As baseball organizations have fewer and fewer options to retain the organizational knowledge that a Major League player learned while playing, clubs have no choice but to turn to those scouts who bring the best baseball analysis. This does not mean that baseball analytics are the better approach. It definitely does not mean that one approach is right and one is wrong. What it means is that the game is changing, and that change is driven by the lifetime earning of current players.
Personally, I believe that baseball scouting has an integral role in the game. Knowing how players will react to situations, knowing which players can adjust to the game as it continues to evolve (such as with the more prominent role for shifts), knowing who can come through in clutch situations, and who can execute when called upon has an incredible role in the game. Understanding player chemistry and developing a team identity makes for championship clubs. I personally wish that more and more of today’s Major League players continued to scout and pass along the organizational knowledge that was given to them so as to make the game greater for all fans.
That’s not to say that baseball analytics are less important. They are very important to the game, as players who can’t overcome the shift have shown. But to truly make a championship club, in my opinion, a front office needs a healthy dose of baseball scouting by those who have the knowledge of Major League success to understand how players will continue to adapt as the baseball analytics cause the game to evolve.

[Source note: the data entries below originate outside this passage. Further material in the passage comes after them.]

constexpr float MPR_TOLF = 1e-6f;
constexpr int MPR_MAXITF = 50;
constexpr float MPR_EPSF = 2.220446049250313e-16f;
struct MprPt {
  f3 v, a, b;
};
__device__ __forceinline__ bool mpr_zero(float x) { return fabsf(x) < MPR_EPSF; }
__device__ __forceinline__ MprPt mpr_sup(const DevModel* __restrict__ m, const XShape& A, const XShape& B, f3 d) {
  MprPt p;
  p.a = x_support(m, A, d);
  p.b = x_support(m, B, d * -1.f);
  p.v = p.a - p.b;
  return p;
}
__device__ __forceinline__ float xchg1(float v) {
  return __int_as_float(__builtin_amdgcn_update_dpp(0, __float_as_int(v), 0xB1, 0xF, 0xF, false));
}
template <bool PAIR>
__device__ __forceinline__ MprPt mpr_sup_t(const DevModel* __restrict__ m, const XShape& A, const XShape& B,
                                           const XShape& O, bool role, f3 d) {
  if (!PAIR) return mpr_sup(m, A, B, d);
  const f3 mine = x_support(m, O, role ? d * -1.f : d);
  const f3 oth = mk3(xchg1(mine.x), xchg1(mine.y), xchg1(mine.z));
  MprPt p;
  p.a = role ? oth : mine;
  p.b = role ? mine : oth;
  p.v = p.a - p.b;
  return p;
}
__device__ __forceinline__ f3 portal_dir(const MprPt& p1, const MprPt& p2, const MprPt& p3) {
  return nrmz3(cross3(p2.v - p1.v, p3.v - p1.v));
}
__device__ __forceinline__ bool portal_reach_tol(const MprPt& p1, const MprPt& p2, const MprPt& p3, const MprPt& v4, f3 dir) {
  const float d4 = dot3(v4.v, dir);
  const float mn = fminf(d4 - dot3(p1.v, dir), fminf(d4 - dot3(p2.v, dir), d4 - dot3(p3.v, dir)));
  return mn <= MPR_TOLF;
}
__device__ __forceinline__ void expand_portal(const MprPt& p0, MprPt& p1, MprPt& p2, MprPt& p3, const MprPt& v4) {
  const f3 v4v0 = cross3(v4.v, p0.v);
  if (dot3(p1.v, v4v0) > 0.f) {
    if (dot3(p2.v, v4v0) > 0.f) p1 = v4; else p3 = v4;
  } else {
    if (dot3(p3.v, v4v0) > 0.f) p2 = v4; else p1 = v4;
  }
}
__device__ __forceinline__ f3 tri_closest_origin_d(f3 af, f3 bf, f3 cf) {
  const double ax = af.x, ay = af.y, az = af.z, bx = bf.x, by = bf.y, bz = bf.z, cx = cf.x, cy = cf.y, cz = cf.z;
  const double abx = bx - ax, aby = by - ay, abz = bz - az, acx = cx - ax, acy = cy - ay, acz = cz - az;
  const double d1 = -(abx * ax + aby * ay + abz * az), d2 = -(acx * ax + acy * ay + acz * az);
  if (d1 <= 0.0 && d2 <= 0.0) return af;
  const double d3 = -(abx * bx + aby * by + abz * bz), d4 = -(acx * bx + acy * by + acz * bz);
  if (d3 >= 0.0 && d4 <= d3) return bf;
  const double vc = d1 * d4 - d3 * d2;
  if (vc <= 0.0 && d1 >= 0.0 && d3 <= 0.0) {
    const double t = d1 / (d1 - d3);
    return mk3((float)(ax + abx * t), (float)(ay + aby * t), (float)(az + abz * t));
  }
  const double d5 = -(abx * cx + aby * cy + abz * cz), d6 = -(acx * cx + acy * cy + acz * cz);
  if (d6 >= 0.0 && d5 <= d6) return cf;
  const double vb = d5 * d2 - d1 * d6;
  if (vb <= 0.0 && d2 >= 0.0 && d6 <= 0.0) {
    const double t = d2 / (d2 - d6);
    return mk3((float)(ax + acx * t), (float)(ay + acy * t), (float)(az + acz * t));
  }
  const double va = d3 * d6 - d5 * d4;
  if (va <= 0.0 && (d4 - d3) >= 0.0 && (d5 - d6) >= 0.0) {
    const double t = (d4 - d3) / ((d4 - d3) + (d5 - d6));
    return mk3((float)(bx + (cx - bx) * t), (float)(by + (cy - by) * t), (float)(bz + (cz - bz) * t));
  }
  const double den = 1.0 / (va + vb + vc), v = vb * den, w = vc * den;
  return mk3((float)(ax + abx * v + acx * w), (float)(ay + aby * v + acy * w), (float)(az + abz * v + acz * w));
}
__device__ __forceinline__ f3 mpr_pos(const MprPt& p0, const MprPt& p1, const MprPt& p2, const MprPt& p3) {
  const f3 dir = portal_dir(p1, p2, p3);
  float b0 = dot3(cross3(p1.v, p2.v), p3.v), b1 = dot3(cross3(p3.v, p2.v), p0.v);
  float b2 = dot3(cross3(p0.v, p1.v), p3.v), b3 = dot3(cross3(p2.v, p1.v), p0.v);
  float sum = b0 + b1 + b2 + b3;
// ... 4 lines not shown
    b3 = dot3(cross3(p1.v, p2.v), dir);
    sum = b1 + b2 + b3;
  }
  const float inv = 1.f / sum;
  const f3 pa = p0.a * b0 + p1.a * b1 + p2.a * b2 + p3.a * b3;
  const f3 pb = p0.b * b0 + p1.b * b1 + p2.b * b2 + p3.b * b3;
  return (pa * inv + pb * inv) * 0.5f;
}
template <bool PAIR = false>
__device__ __forceinline__ int mpr_penetration(const DevModel* __restrict__ m, const XShape& A, const XShape& B,
                                               float* depth, f3* n, f3* pos, int* its = nullptr,
                                               const XShape* O = nullptr, bool role = false) {
  const XShape& own = PAIR ? *O : A;
  MprPt p0, p1, p2, p3;
  p0.a = A.c; p0.b = B.c; p0.v = A.c - B.c;
  if (p0.v.x == 0.f && p0.v.y == 0.f && p0.v.z == 0.f) p0.v.x += 10.f * MPR_EPSF;
  f3 dir = nrmz3(p0.v * -1.f);
  p1 = mpr_sup_t<PAIR>(m, A, B, own, role, dir);
  float dt = dot3(p1.v, dir);
  if (mpr_zero(dt) || dt < 0.f) return 0;
  dir = cross3(p0.v, p1.v);
  if (mpr_zero(dot3(dir, dir))) {
    *pos = (p1.a + p1.b) * 0.5f;
    if (p1.v.x == 0.f && p1.v.y == 0.f && p1.v.z == 0.f) { *depth = 0.f; *n = mk3(0.f, 0.f, 0.f); }
    else { *depth = norm3(p1.v); *n = nrmz3(p1.v); }
    return 1;
  }
  dir = nrmz3(dir);
  p2 = mpr_sup_t<PAIR>(m, A, B, own, role, dir);
  dt = dot3(p2.v, dir);
  if (mpr_zero(dt) || dt < 0.f) return 0;
  dir = nrmz3(cross3(p1.v - p0.v, p2.v - p0.v));
  if (dot3(dir, p0.v) > 0.f) { const MprPt t = p1; p1 = p2; p2 = t; dir = dir * -1.f; }
  for (int it = 0;; it++) {
    if (its) ++*its;
    if (it > 4 * MPR_MAXITF) return 0;
    p3 = mpr_sup_t<PAIR>(m, A, B, own, role, dir);
    dt = dot3(p3.v, dir);
    if (mpr_zero(dt) || dt < 0.f) return 0;
    bool cont = false;
    float t = dot3(cross3(p1.v, p3.v), p0.v);
    if (t < 0.f && !mpr_zero(t)) { p2 = p3; cont = true; }
    if (!cont) {
      t = dot3(cross3(p3.v, p2.v), p0.v);
      if (t < 0.f && !mpr_zero(t)) { p1 = p3; cont = true; }
    }
    if (!cont) break;
    dir = nrmz3(cross3(p1.v - p0.v, p2.v - p0.v));
  }
  for (int it = 0;; it++) {
    if (its) ++*its;
    if (it > 4 * MPR_MAXITF) return 0;
    dir = portal_dir(p1, p2, p3);
    dt = dot3(p1.v, dir);
    if (mpr_zero(dt) || dt > 0.f) break;
    const MprPt v4 = mpr_sup_t<PAIR>(m, A, B, own, role, dir);
    const float d4 = dot3(v4.v, dir);
    if (!(mpr_zero(d4) || d4 > 0.f) || portal_reach_tol(p1, p2, p3, v4, dir)) return 0;
    expand_portal(p0, p1, p2, p3, v4);
  }
  for (int it = 0;; it++) {
    if (its) ++*its;
    dir = portal_dir(p1, p2, p3);
    const MprPt v4 = mpr_sup_t<PAIR>(m, A, B, own, role, dir);
    if (portal_reach_tol(p1, p2, p3, v4, dir) || it > MPR_MAXITF) {
      const f3 cp = tri_closest_origin_d(p1.v, p2.v, p3.v);
      *depth = norm3(cp);
      *n = mpr_zero(*depth) ? dir : cp * (1.f / *depth);
      *pos = mpr_pos(p0, p1, p2, p3);
      return 1;
    }
    expand_portal(p0, p1, p2, p3, v4);
  }
}

struct d3 {
  double x, y, z;
};
__device__ __forceinline__ d3 mkd3(double a, double b, double c) { return {a, b, c}; }
__device__ __forceinline__ d3 tod3(f3 a) { return {a.x, a.y, a.z}; }
__device__ __forceinline__ f3 tof3(d3 a) { return mk3((float)a.x, (float)a.y, (float)a.z); }
__device__ __forceinline__ d3 operator+(d3 a, d3 b) { return {a.x + b.x, a.y + b.y, a.z + b.z}; }
__device__ __forceinline__ d3 operator-(d3 a, d3 b) { return {a.x - b.x, a.y - b.y, a.z - b.z}; }
__device__ __forceinline__ d3 operator*(d3 a, double s) { return {a.x * s, a.y * s, a.z * s}; }
__device__ __forceinline__ double dotd(d3 a, d3 b) { return a.x * b.x + a.y * b.y + a.z * b.z; }
__device__ __forceinline__ d3 crossd(d3 a, d3 b) {
  return {a.y * b.z - a.z * b.y, a.z * b.x - a.x * b.z, a.x * b.y - a.y * b.x};
}
#ifndef PS_MPR_FASTN
#define PS_MPR_FASTN 1
#endif
__device__ __forceinline__ double rsqrtd(double x) {
  const double r = (double)__frsqrt_rn((float)x);
  return r * (1.5 - 0.5 * x * r * r);
}
__device__ __forceinline__ d3 nrmzd(d3 a) {
  const double n2 = dotd(a, a);
  if (PS_MPR_FASTN && n2 > 1e-30 && n2 < 1e30) return a * rsqrtd(n2);
  const double n = sqrt(n2);
  return n > 0.0 ? a * (1.0 / n) : a;
}
__device__ __forceinline__ bool mpr_zerod(double x) { return fabs(x) < 2.220446049250313e-16; }
__device__ __forceinline__ d3 x_support_d(const DevModel* __restrict__ m, const XShape& s, d3 d) {
  if (s.type == 0) {
    const d3 p0 = tod3(s.p0), p1 = tod3(s.p1), ax = p1 - p0;
    const double dd = dotd(d, d);
// ... 16 lines not shown
struct MprPtD {
  d3 v, a, b;
};
__device__ __forceinline__ double xchg1d(double v) {
  const long long u = __double_as_longlong(v);
  const int lo = __builtin_amdgcn_update_dpp(0, (int)(u & 0xffffffffll), 0xB1, 0xF, 0xF, false);
  const int hi = __builtin_amdgcn_update_dpp(0, (int)(u >> 32), 0xB1, 0xF, 0xF, false);
  return __longlong_as_double(((long long)hi << 32) | (unsigned int)lo);
}
template <bool PAIR>
__device__ __forceinline__ MprPtD mpr_sup_d(const DevModel* __restrict__ m, const XShape& A, const XShape& B,
                                            const XShape& O, bool role, d3 d) {
  MprPtD p;
  if (!PAIR) {
    p.a = x_support_d(m, A, d);
    p.b = x_support_d(m, B, d * -1.0);
  } else {
    const d3 mine = x_support_d(m, O, role ? d * -1.0 : d);
    const d3 oth = mkd3(xchg1d(mine.x), xchg1d(mine.y), xchg1d(mine.z));
    p.a = role ? oth : mine;
    p.b = role ? mine : oth;
  }
  p.v = p.a - p.b;
  return p;
}
__device__ __forceinline__ d3 portal_dir_d(const MprPtD& p1, const MprPtD& p2, const MprPtD& p3) {
  return nrmzd(crossd(p2.v - p1.v, p3.v - p1.v));
}
__device__ __forceinline__ bool portal_reach_tol_d(const MprPtD& p1, const MprPtD& p2, const MprPtD& p3,
                                                   const MprPtD& v4, d3 dir) {
  const double d4 = dotd(v4.v, dir);
  return fmin(d4 - dotd(p1.v, dir), fmin(d4 - dotd(p2.v, dir), d4 - dotd(p3.v, dir))) <= 1e-6;
}
__device__ __forceinline__ void expand_portal_d(const MprPtD& p0, MprPtD& p1, MprPtD& p2, MprPtD& p3, const MprPtD& v4) {
  const d3 v4v0 = crossd(v4.v, p0.v);
  if (dotd(p1.v, v4v0) > 0.0) {
    if (dotd(p2.v, v4v0) > 0.0) p1 = v4; else p3 = v4;
  } else {
    if (dotd(p3.v, v4v0) > 0.0) p2 = v4; else p1 = v4;
  }
}
__device__ __forceinline__ d3 tri_closest_origin_dd(d3 a, d3 b, d3 c) {
  const d3 ab = b - a, ac = c - a;
  const double d1 = -dotd(ab, a), d2 = -dotd(ac, a);
  if (d1 <= 0.0 && d2 <= 0.0) return a;
  const double d3_ = -dotd(ab, b), d4 = -dotd(ac, b);
  if (d3_ >= 0.0 && d4 <= d3_) return b;
  const double vc = d1 * d4 - d3_ * d2;
  if (vc <= 0.0 && d1 >= 0.0 && d3_ <= 0.0) return a + ab * (d1 / (d1 - d3_));
  const double d5 = -dotd(ab, c), d6 = -dotd(ac, c);
  if (d6 >= 0.0 && d5 <= d6) return c;
  const double vb = d5 * d2 - d1 * d6;
  if (vb <= 0.0 && d2 >= 0.0 && d6 <= 0.0) return a + ac * (d2 / (d2 - d6));
  const double va = d3_ * d6 - d5 * d4;
  if (va <= 0.0 && (d4 - d3_) >= 0.0 && (d5 - d6) >= 0.0) return b + (c - b) * ((d4 - d3_) / ((d4 - d3_) + (d5 - d6)));
  const double den = 1.0 / (va + vb + vc);
  return a + ab * (vb * den) + ac * (vc * den);
}
__device__ __forceinline__ d3 mpr_pos_d(const MprPtD& p0, const MprPtD& p1, const MprPtD& p2, const MprPtD& p3) {
  const d3 dir = portal_dir_d(p1, p2, p3);
  double b0 = dotd(crossd(p1.v, p2.v), p3.v), b1 = dotd(crossd(p3.v, p2.v), p0.v);
  double b2 = dotd(crossd(p0.v, p1.v), p3.v), b3 = dotd(crossd(p2.v, p1.v), p0.v);
  double sum = b0 + b1 + b2 + b3;
  if (mpr_zerod(sum) || sum < 0.0) {
    b0 = 0.0;
    b1 = dotd(crossd(p2.v, p3.v), dir);
    b2 = dotd(crossd(p3.v, p1.v), dir);
    b3 = dotd(crossd(p1.v, p2.v), dir);
    sum = b1 + b2 + b3;
  }
  const double inv = 1.0 / sum;
  const d3 pa = p0.a * b0 + p1.a * b1 + p2.a * b2 + p3.a * b3;
  const d3 pb = p0.b * b0 + p1.b * b1 + p2.b * b2 + p3.b * b3;
  return (pa * inv + pb * inv) * 0.5;
}
template <bool PAIR = false>
__device__ __forceinline__ int mpr_penetration_d(const DevModel* __restrict__ m, const XShape& A, const XShape& B,
                                                 float* depth, f3* n, f3* pos, int* its = nullptr,
                                                 const XShape* O = nullptr, bool role = false) {
  const XShape& own = PAIR ? *O : A;
  MprPtD p0, p1, p2, p3;
  p0.a = tod3(A.c); p0.b = tod3(B.c); p0.v = p0.a - p0.b;
  if (p0.v.x == 0.0 && p0.v.y == 0.0 && p0.v.z == 0.0) p0.v.x += 10.0 * 2.220446049250313e-16;
  d3 dir = nrmzd(p0.v * -1.0);
  p1 = mpr_sup_d<PAIR>(m, A, B, own, role, dir);
  double dt = dotd(p1.v, dir);
  if (mpr_zerod(dt) || dt < 0.0) return 0;
  dir = crossd(p0.v, p1.v);
  if (mpr_zerod(dotd(dir, dir))) {
    *pos = tof3((p1.a + p1.b) * 0.5);
    if (p1.v.x == 0.0 && p1.v.y == 0.0 && p1.v.z == 0.0) { *depth = 0.f; *n = mk3(0.f, 0.f, 0.f); }
    else { *depth = (float)sqrt(dotd(p1.v, p1.v)); *n = tof3(nrmzd(p1.v)); }
    return 1;
  }
  dir = nrmzd(dir);
  p2 = mpr_sup_d<PAIR>(m, A, B, own, role, dir);
  dt = dotd(p2.v, dir);
  if (mpr_zerod(dt) || dt < 0.0) return 0;
  dir = nrmzd(crossd(p1.v - p0.v, p2.v - p0.v));
  if (dotd(dir, p0.v) > 0.0) { const MprPtD t = p1; p1 = p2; p2 = t; dir = dir * -1.0; }
  for (int it = 0;; it++) {
    if (its) ++*its;
    if (it > 4 * MPR_MAXITF) return 0;
    p3 = mpr_sup_d<PAIR>(m, A, B, own, role, dir);
    dt = dotd(p3.v, dir);
    if (mpr_zerod(dt) || dt < 0.0) return 0;
    bool cont = false;
    double t = dotd(crossd(p1.v, p3.v), p0.v);
    if (t < 0.0 && !mpr_zerod(t)) { p2 = p3; cont = true; }
    if (!cont) {
      t = dotd(crossd(p3.v, p2.v), p0.v);
      if (t < 0.0 && !mpr_zerod(t)) { p1 = p3; cont = true; }
    }
    if (!cont) break;
    dir = nrmzd(crossd(p1.v - p0.v, p2.v - p0.v));
  }
  for (int it = 0;; it++) {
    if (its) ++*its;
    if (it > 4 * MPR_MAXITF) return 0;
    dir = portal_dir_d(p1, p2, p3);
    dt = dotd(p1.v, dir);
    if (mpr_zerod(dt) || dt > 0.0) break;
    const MprPtD v4 = mpr_sup_d<PAIR>(m, A, B, own, role, dir);
    const double d4 = dotd(v4.v, dir);
    if (!(mpr_zerod(d4) || d4 > 0.0) || portal_reach_tol_d(p1, p2, p3, v4, dir)) return 0;
    expand_portal_d(p0, p1, p2, p3, v4);
  }
  for (int it = 0;; it++) {
    if (its) ++*its;
    dir = portal_dir_d(p1, p2, p3);
    const MprPtD v4 = mpr_sup_d<PAIR>(m, A, B, own, role, dir);
    if (portal_reach_tol_d(p1, p2, p3, v4, dir) || it > MPR_MAXITF) {
      const d3 cp = tri_closest_origin_dd(p1.v, p2.v, p3.v);
      const double dep = sqrt(dotd(cp, cp));
      *depth = (float)dep;
      *n = tof3(mpr_zerod(dep) ? dir : cp * (1.0 / dep));
      *pos = tof3(mpr_pos_d(p0, p1, p2, p3));
      return 1;
    }
    expand_portal_d(p0, p1, p2, p3, v4);
  }
}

The difference between baseball analysis can be summed up as the difference between intelligence and wisdom. If the baseball statistics are the “intelligence” of the game (they are the raw bits of information), then the organizational knowledge is the wisdom that scouts have to use the “intelligence” correctly. Sadly, this type of organizational knowledge is not something that can be easily taught or learned easily in any way other than by experiencing it at the Major League level.
One more thing: I want to make something clear. I have never met a scout, young or old, who doesn’t know or understand the statistical analysis of the game. Anyone who wants to argue that anyone in the game isn’t aware of and well versed in the numbers is making a foolish argument. They all do. The difference between traditional scouting and modern analysis is that one group focuses more on how those numbers came to be and another group tries to predict what those numbers will do in the future. This is also what makes scouting an art, and not a science. There is a science to scouting, but the best scouts know have mastered the artistry of the game.